**TASK DESCRIPTION**
The listing that follows should be copied in full, exactly as written.

(Beginning of SUPPLIED DATA)

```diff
diff --git a/inverseproblemwithdiffusionmodel_amd/csrc/norm_act.hip b/inverseproblemwithdiffusionmodel_amd/csrc/norm_act.hip
--- a/inverseproblemwithdiffusionmodel_amd/csrc/norm_act.hip
+++ b/inverseproblemwithdiffusionmodel_amd/csrc/norm_act.hip
@@ -204,14 +204,14 @@
   if ((HW & 3) == 0) {
     for (int i = blockIdx.x * 256 + threadIdx.x; i < HW / 4; i += gridDim.x * 256) {
       float4 v = reinterpret_cast<const float4*>(p)[i];
-      v.x = ipdm_act((v.x - mu) * sc + sh, act);
-      v.y = ipdm_act((v.y - mu) * sc + sh, act);
-      v.z = ipdm_act((v.z - mu) * sc + sh, act);
-      v.w = ipdm_act((v.w - mu) * sc + sh, act);
+      v.x = ipdm_act(ipdm_affine(v.x, mu, sc, sh), act);
+      v.y = ipdm_act(ipdm_affine(v.y, mu, sc, sh), act);
+      v.z = ipdm_act(ipdm_affine(v.z, mu, sc, sh), act);
+      v.w = ipdm_act(ipdm_affine(v.w, mu, sc, sh), act);
       reinterpret_cast<float4*>(o)[i] = v;
     }
   } else {
-    for (int i = blockIdx.x * 256 + threadIdx.x; i < HW; i += gridDim.x * 256) o[i] = ipdm_act((p[i] - mu) * sc + sh, act);
+    for (int i = blockIdx.x * 256 + threadIdx.x; i < HW; i += gridDim.x * 256) o[i] = ipdm_act(ipdm_affine(p[i], mu, sc, sh), act);
   }
 }
 
diff --git a/inverseproblemwithdiffusionmodel_amd/ncsn/models/layers.py b/inverseproblemwithdiffusionmodel_amd/ncsn/models/layers.py
--- a/inverseproblemwithdiffusionmodel_amd/ncsn/models/layers.py
+++ b/inverseproblemwithdiffusionmodel_amd/ncsn/models/layers.py
@@ -79,6 +79,11 @@
             return self._cached("direct_bx3", lambda w: ops.conv_weight(w, impl="bx3"))
         return self._cached("direct_" + ops.CONV_IMPL, ops.conv_weight)
 
+    def streams_fewout(self, x, act=ops.ACT_NONE):
+        return (act in ops.FEWOUT_FUSED_ACTS and self.ndim == 2 and self.kernel_size == 3 and self.dilation == 1 and x.dim() == 4
+                and self.in_planes > 3 and self.out_planes <= 3
+                and ops.conv3x3_thin_ok(self.in_planes, self.out_planes, x.shape[2], x.shape[3]))
+
     def forward(self, x, coef=None, act=ops.ACT_NONE, residual=None, out=None, act_out=ops.ACT_NONE, raw=True,
                 want_stats=False, in_amax=None, feeds_conv=True, res_second=False):
         bias = None if self.bias is None else self.bias.data
@@ -86,6 +91,9 @@
         produce = dyn and feeds_conv
         if in_amax is None and dyn and coef is None and act == ops.ACT_NONE:
             in_amax = ops.in_amax_for(x)
+        if (coef is not None and residual is None and out is None and act_out == ops.ACT_NONE and raw
+                and self.streams_fewout(x, act)):
+            return ops.conv3x3_fewout(x, self.weight.data, bias, coef, act)
         if coef is not None and act == ops.ACT_ELU and out is None and self.fuses_input(x, coef):
             return ops.conv2d_wino_bx3(x, self.packed_wino1d(), bias, residual, act_out=act_out, raw=raw, want_stats=want_stats,
                                        in_amax=getattr(coef, "_ipdm_amax_bound", None) if dyn else None, want_amax=produce,
diff --git a/inverseproblemwithdiffusionmodel_amd/ncsn/models/ncsn.py b/inverseproblemwithdiffusionmodel_amd/ncsn/models/ncsn.py
--- a/inverseproblemwithdiffusionmodel_amd/ncsn/models/ncsn.py
+++ b/inverseproblemwithdiffusionmodel_amd/ncsn/models/ncsn.py
@@ -51,6 +51,8 @@
         return self.begin_conv(x)
 
     def _end(self, output, y):
+        if self.end_conv.streams_fewout(output, self.act.code):
+            return self.end_conv(output, coef=self.normalizer.coef(output, y), act=self.act.code)
         return self.end_conv(self.normalizer(output, y, self.act.code))
 
     def forward(self, x, y):
diff --git a/inverseproblemwithdiffusionmodel_amd/ncsn/models/ncsnv2.py b/inverseproblemwithdiffusionmodel_amd/ncsn/models/ncsnv2.py
--- a/inverseproblemwithdiffusionmodel_amd/ncsn/models/ncsnv2.py
+++ b/inverseproblemwithdiffusionmodel_amd/ncsn/models/ncsnv2.py
@@ -44,7 +44,10 @@
         return self.begin_conv(x)
 
     def _end(self, output, x, y):
-        output = self.end_conv(self.normalizer(output, self.act.code))
+        if self.end_conv.streams_fewout(output, self.act.code):
+            output = self.end_conv(output, coef=self.normalizer.coef(output), act=self.act.code)
+        else:
+            output = self.end_conv(self.normalizer(output, self.act.code))
         sig = self.sigmas if self.sigmas.dtype == torch.float32 else self.sigmas.to(torch.float32)
         return ops.div_sigma(output, sig, y.to(torch.int64))
 
diff --git a/inverseproblemwithdiffusionmodel_amd/ops.py b/inverseproblemwithdiffusionmodel_amd/ops.py
--- a/inverseproblemwithdiffusionmodel_amd/ops.py
+++ b/inverseproblemwithdiffusionmodel_amd/ops.py
@@ -925,6 +925,32 @@
         if tuple(coef.shape) != (B, Cin, 3):
             raise ValueError(f"conv3x3_thin: coef {tuple(coef.shape)} != {(B, Cin, 3)}")
     call("ipdm_conv3x3_thin_f32", _ptr(x), _ptr(weight), _ptr(bias), _ptr(coef), _ptr(out), B, Cin, Cout, H, W, _stream())
+    if CONV_TRACE is not None:
+        e1.record()
+        CONV_TRACE.append(dict(B=B, Cin=Cin, Cout=Cout, H=H, W=W, k=3, dil=1, res=False, n_out=1, e0=e0, e1=e1, thin=True))
+    return out
+
+
+FEWOUT_FUSED_ACTS = (ACT_NONE, ACT_ELU, ACT_RELU, ACT_LRELU02)
+
+
+def conv3x3_fewout(x, weight, bias=None, coef=None, act=ACT_NONE, rows=0):
+    x = _gpu(x, torch.float32, "x")
+    weight = _gpu(weight, torch.float32, "weight")
+    B, Cin, H, W = x.shape
+    Cout = weight.shape[0]
+    if tuple(weight.shape) != (Cout, Cin, 3, 3):
+        raise ValueError(f"conv3x3_fewout: weight {tuple(weight.shape)} does not match input channels {Cin}")
+    if coef is not None:
+        coef = _gpu(coef, torch.float32, "coef")
+        if tuple(coef.shape) != (B, Cin, 3):
+            raise ValueError(f"conv3x3_fewout: coef {tuple(coef.shape)} != {(B, Cin, 3)}")
+    out = torch.empty((B, Cout, H, W), dtype=torch.float32, device=x.device)
+    if CONV_TRACE is not None:
+        e0, e1 = torch.cuda.Event(enable_timing=True), torch.cuda.Event(enable_timing=True)
+        e0.record()
+    call("ipdm_conv3x3_fewout_f32", _ptr(x), _ptr(weight), _ptr(bias), _ptr(coef), int(act) if coef is not None else ACT_NONE,
+         _ptr(out), B, Cin, Cout, H, W, int(rows), _stream())
     if CONV_TRACE is not None:
         e1.record()
         CONV_TRACE.append(dict(B=B, Cin=Cin, Cout=Cout, H=H, W=W, k=3, dil=1, res=False, n_out=1, e0=e0, e1=e1, thin=True))
```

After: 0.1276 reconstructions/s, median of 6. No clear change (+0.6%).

(End of SUPPLIED DATA)

**ANSWER TO THIS PROBLEM**
```diff
diff --git a/inverseproblemwithdiffusionmodel_amd/csrc/norm_act.hip b/inverseproblemwithdiffusionmodel_amd/csrc/norm_act.hip
--- a/inverseproblemwithdiffusionmodel_amd/csrc/norm_act.hip
+++ b/inverseproblemwithdiffusionmodel_amd/csrc/norm_act.hip
@@ -204,14 +204,14 @@
   if ((HW & 3) == 0) {
     for (int i = blockIdx.x * 256 + threadIdx.x; i < HW / 4; i += gridDim.x * 256) {
       float4 v = reinterpret_cast<const float4*>(p)[i];
-      v.x = ipdm_act((v.x - mu) * sc + sh, act);
-      v.y = ipdm_act((v.y - mu) * sc + sh, act);
-      v.z = ipdm_act((v.z - mu) * sc + sh, act);
-      v.w = ipdm_act((v.w - mu) * sc + sh, act);
+      v.x = ipdm_act(ipdm_affine(v.x, mu, sc, sh), act);
+      v.y = ipdm_act(ipdm_affine(v.y, mu, sc, sh), act);
+      v.z = ipdm_act(ipdm_affine(v.z, mu, sc, sh), act);
+      v.w = ipdm_act(ipdm_affine(v.w, mu, sc, sh), act);
       reinterpret_cast<float4*>(o)[i] = v;
     }
   } else {
-    for (int i = blockIdx.x * 256 + threadIdx.x; i < HW; i += gridDim.x * 256) o[i] = ipdm_act((p[i] - mu) * sc + sh, act);
+    for (int i = blockIdx.x * 256 + threadIdx.x; i < HW; i += gridDim.x * 256) o[i] = ipdm_act(ipdm_affine(p[i], mu, sc, sh), act);
   }
 }
 
diff --git a/inverseproblemwithdiffusionmodel_amd/ncsn/models/layers.py b/inverseproblemwithdiffusionmodel_amd/ncsn/models/layers.py
--- a/inverseproblemwithdiffusionmodel_amd/ncsn/models/layers.py
+++ b/inverseproblemwithdiffusionmodel_amd/ncsn/models/layers.py
@@ -79,6 +79,11 @@
             return self._cached("direct_bx3", lambda w: ops.conv_weight(w, impl="bx3"))
         return self._cached("direct_" + ops.CONV_IMPL, ops.conv_weight)
 
+    def streams_fewout(self, x, act=ops.ACT_NONE):
+        return (act in ops.FEWOUT_FUSED_ACTS and self.ndim == 2 and self.kernel_size == 3 and self.dilation == 1 and x.dim() == 4
+                and self.in_planes > 3 and self.out_planes <= 3
+                and ops.conv3x3_thin_ok(self.in_planes, self.out_planes, x.shape[2], x.shape[3]))
+
     def forward(self, x, coef=None, act=ops.ACT_NONE, residual=None, out=None, act_out=ops.ACT_NONE, raw=True,
                 want_stats=False, in_amax=None, feeds_conv=True, res_second=False):
         bias = None if self.bias is None else self.bias.data
@@ -86,6 +91,9 @@
         produce = dyn and feeds_conv
         if in_amax is None and dyn and coef is None and act == ops.ACT_NONE:
             in_amax = ops.in_amax_for(x)
+        if (coef is not None and residual is None and out is None and act_out == ops.ACT_NONE and raw
+                and self.streams_fewout(x, act)):
+            return ops.conv3x3_fewout(x, self.weight.data, bias, coef, act)
         if coef is not None and act == ops.ACT_ELU and out is None and self.fuses_input(x, coef):
             return ops.conv2d_wino_bx3(x, self.packed_wino1d(), bias, residual, act_out=act_out, raw=raw, want_stats=want_stats,
                                        in_amax=getattr(coef, "_ipdm_amax_bound", None) if dyn else None, want_amax=produce,
diff --git a/inverseproblemwithdiffusionmodel_amd/ncsn/models/ncsn.py b/inverseproblemwithdiffusionmodel_amd/ncsn/models/ncsn.py
--- a/inverseproblemwithdiffusionmodel_amd/ncsn/models/ncsn.py
+++ b/inverseproblemwithdiffusionmodel_amd/ncsn/models/ncsn.py
@@ -51,6 +51,8 @@
         return self.begin_conv(x)
 
     def _end(self, output, y):
+        if self.end_conv.streams_fewout(output, self.act.code):
+            return self.end_conv(output, coef=self.normalizer.coef(output, y), act=self.act.code)
         return self.end_conv(self.normalizer(output, y, self.act.code))
 
     def forward(self, x, y):
diff --git a/inverseproblemwithdiffusionmodel_amd/ncsn/models/ncsnv2.py b/inverseproblemwithdiffusionmodel_amd/ncsn/models/ncsnv2.py
--- a/inverseproblemwithdiffusionmodel_amd/ncsn/models/ncsnv2.py
+++ b/inverseproblemwithdiffusionmodel_amd/ncsn/models/ncsnv2.py
@@ -44,7 +44,10 @@
         return self.begin_conv(x)
 
     def _end(self, output, x, y):
-        output = self.end_conv(self.normalizer(output, self.act.code))
+        if self.end_conv.streams_fewout(output, self.act.code):
+            output = self.end_conv(output, coef=self.normalizer.coef(output), act=self.act.code)
+        else:
+            output = self.end_conv(self.normalizer(output, self.act.code))
         sig = self.sigmas if self.sigmas.dtype == torch.float32 else self.sigmas.to(torch.float32)
         return ops.div_sigma(output, sig, y.to(torch.int64))
 
diff --git a/inverseproblemwithdiffusionmodel_amd/ops.py b/inverseproblemwithdiffusionmodel_amd/ops.py
--- a/inverseproblemwithdiffusionmodel_amd/ops.py
+++ b/inverseproblemwithdiffusionmodel_amd/ops.py
@@ -925,6 +925,32 @@
         if tuple(coef.shape) != (B, Cin, 3):
             raise ValueError(f"conv3x3_thin: coef {tuple(coef.shape)} != {(B, Cin, 3)}")
     call("ipdm_conv3x3_thin_f32", _ptr(x), _ptr(weight), _ptr(bias), _ptr(coef), _ptr(out), B, Cin, Cout, H, W, _stream())
+    if CONV_TRACE is not None:
+        e1.record()
+        CONV_TRACE.append(dict(B=B, Cin=Cin, Cout=Cout, H=H, W=W, k=3, dil=1, res=False, n_out=1, e0=e0, e1=e1, thin=True))
+    return out
+
+
+FEWOUT_FUSED_ACTS = (ACT_NONE, ACT_ELU, ACT_RELU, ACT_LRELU02)
+
+
+def conv3x3_fewout(x, weight, bias=None, coef=None, act=ACT_NONE, rows=0):
+    x = _gpu(x, torch.float32, "x")
+    weight = _gpu(weight, torch.float32, "weight")
+    B, Cin, H, W = x.shape
+    Cout = weight.shape[0]
+    if tuple(weight.shape) != (Cout, Cin, 3, 3):
+        raise ValueError(f"conv3x3_fewout: weight {tuple(weight.shape)} does not match input channels {Cin}")
+    if coef is not None:
+        coef = _gpu(coef, torch.float32, "coef")
+        if tuple(coef.shape) != (B, Cin, 3):
+            raise ValueError(f"conv3x3_fewout: coef {tuple(coef.shape)} != {(B, Cin, 3)}")
+    out = torch.empty((B, Cout, H, W), dtype=torch.float32, device=x.device)
+    if CONV_TRACE is not None:
+        e0, e1 = torch.cuda.Event(enable_timing=True), torch.cuda.Event(enable_timing=True)
+        e0.record()
+    call("ipdm_conv3x3_fewout_f32", _ptr(x), _ptr(weight), _ptr(bias), _ptr(coef), int(act) if coef is not None else ACT_NONE,
+         _ptr(out), B, Cin, Cout, H, W, int(rows), _stream())
     if CONV_TRACE is not None:
         e1.record()
         CONV_TRACE.append(dict(B=B, Cin=Cin, Cout=Cout, H=H, W=W, k=3, dil=1, res=False, n_out=1, e0=e0, e1=e1, thin=True))
```

After: 0.1276 reconstructions/s, median of 6. No clear change (+0.6%).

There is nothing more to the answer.